Now almost all sales are to owner-occupiers.
Plus Agency managing director Li outlines the three main types of buyers today. First, Chinese-Australians who came to the country as international students or migrated on a business visa. After doing well in their lives in Australia, many are now upgrading to bigger or more prestigious addresses.
The second group has more recently returned to Australia from China. They got their permanent residency in Australia years ago and returned to China to work back when its economy was booming. “But now as China’s economy goes down, they retreat back to Australia to live here permanently,” says Li.

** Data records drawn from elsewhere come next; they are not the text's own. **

template <bool GEOM>
__global__ void __launch_bounds__(FBBEV_SEG_NT)
k_keys_hist_seg(fbbev_geom_src g, const float* __restrict__ coor, fbbev_grid_params gp, const float* __restrict__ depth,
                float depth_thr, fbbev_seg sg, int rb, const int* __restrict__ skip, unsigned int* __restrict__ keys_out,
                int* __restrict__ matrix, int* __restrict__ ctot) {
    if (fbbev_skip(skip)) return;
    constexpr int NT = FBBEV_SEG_NT, PER = FBBEV_SEG_ROUNDS;
    __shared__ int cnt[FBBEV_SEG_NB];
    __shared__ float m[33];
    __shared__ int tot;
    const int nb = 1 << rb;
    const unsigned int dmask = (unsigned int)nb - 1u;
    for (int d = threadIdx.x; d < nb; d += NT) cnt[d] = 0;
    if (threadIdx.x == 0) tot = 0;
    const int b = blockIdx.x / sg.cps, c = blockIdx.x - b * sg.cps;
    const int base = b * sg.npb + c * FBBEV_SEG_TILE;
    const int lim = (b + 1) * sg.npb;
    const int end = base + FBBEV_SEG_TILE < lim ? base + FBBEV_SEG_TILE : lim;
    const unsigned int kbase = (unsigned int)b * sg.vps;
    int mine = 0;
    if constexpr (GEOM) {
        const int dhw = g.cam.D * g.cam.H * g.cam.W;
        const int cam_lo = base / dhw, cam_hi = (end > base ? end - 1 : base) / dhw;
        constexpr int G = 8;
        for (int cam = cam_lo; cam <= cam_hi; ++cam) {
            __syncthreads();
            if (threadIdx.x == 0) fbbev_cam_setup(g.cam, cam, m);
            __syncthreads();
            const int c0 = cam * dhw;
            const int lo = base > c0 ? base : c0, hi = end < c0 + dhw ? end : c0 + dhw;
            for (int r0 = 0; r0 < PER; r0 += G) {
                unsigned int key[G];
#pragma unroll
                for (int r = 0; r < G; ++r) {
                    const int pid = base + (int)threadIdx.x + (r0 + r) * NT;
                    key[r] = (pid >= lo && pid < hi) ? fbbev_geom_key(g, m, cam, pid - c0) : FBBEV_DROP_KEY;
                }
#pragma unroll
                for (int r = 0; r < G; ++r) {
                    const int pid = base + (int)threadIdx.x + (r0 + r) * NT;
                    if (pid >= lo && pid < hi) {
                        keys_out[pid] = key[r];
                        if (key[r] != FBBEV_DROP_KEY) { atomicAdd(&cnt[(key[r] - kbase) & dmask], 1); ++mine; }
                    }
                }
            }
        }
    } else {
        __syncthreads();
#pragma unroll
        for (int r = 0; r < PER; ++r) {
            const int pid = base + (int)threadIdx.x + r * NT;
            if (pid < end) {
                unsigned int key = fbbev_rank_key(coor[3 * (long long)pid], coor[3 * (long long)pid + 1], coor[3 * (long long)pid + 2], gp,
                                                  (float)b, FBBEV_DROP_KEY);
                if (depth && !(depth[pid] > depth_thr)) key = FBBEV_DROP_KEY;
                keys_out[pid] = key;
                if (key != FBBEV_DROP_KEY) { atomicAdd(&cnt[(key - kbase) & dmask], 1); ++mine; }
            }
        }
    }
#pragma unroll
    for (int o = 32; o > 0; o >>= 1) mine += __shfl_down(mine, o, 64);
    if ((threadIdx.x & 63) == 0 && mine) atomicAdd(&tot, mine);
    __syncthreads();
    for (int d = threadIdx.x; d < nb; d += NT) matrix[(long long)blockIdx.x * nb + d] = cnt[d];
    if (threadIdx.x == 0) ctot[blockIdx.x] = tot;
}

It’s a cohort that continues to grow as China’s property troubles rage on.
The final group comprises the bold-type buyers from the luxury property columns who are paying premium prices for eastern suburbs Sydney trophy homes or blue-chip Melbourne mansions.
Many are on temporary visas as they wait for the approval of their “golden visas” – a controversial class that gave a path to residency for foreigners who invested $5m or more in approved sectors. Unlike permanent residents, those buyers on temporary resident visas end up in FIRB’s foreign investment tally.
The federal government has halted the “golden visa” class, although a couple of hundred applications lodged before that decision remain live and will likely be approved in the coming years. Its demise has the clutch of Australian real estate agencies that have catered to wealthy Chinese property buyers engaging in the diversification effort Canberra has urged on other exporters.
The early signs are promising. “The Southeast Asian market is booming. It’s like the other way around from the Chinese market,” says Li.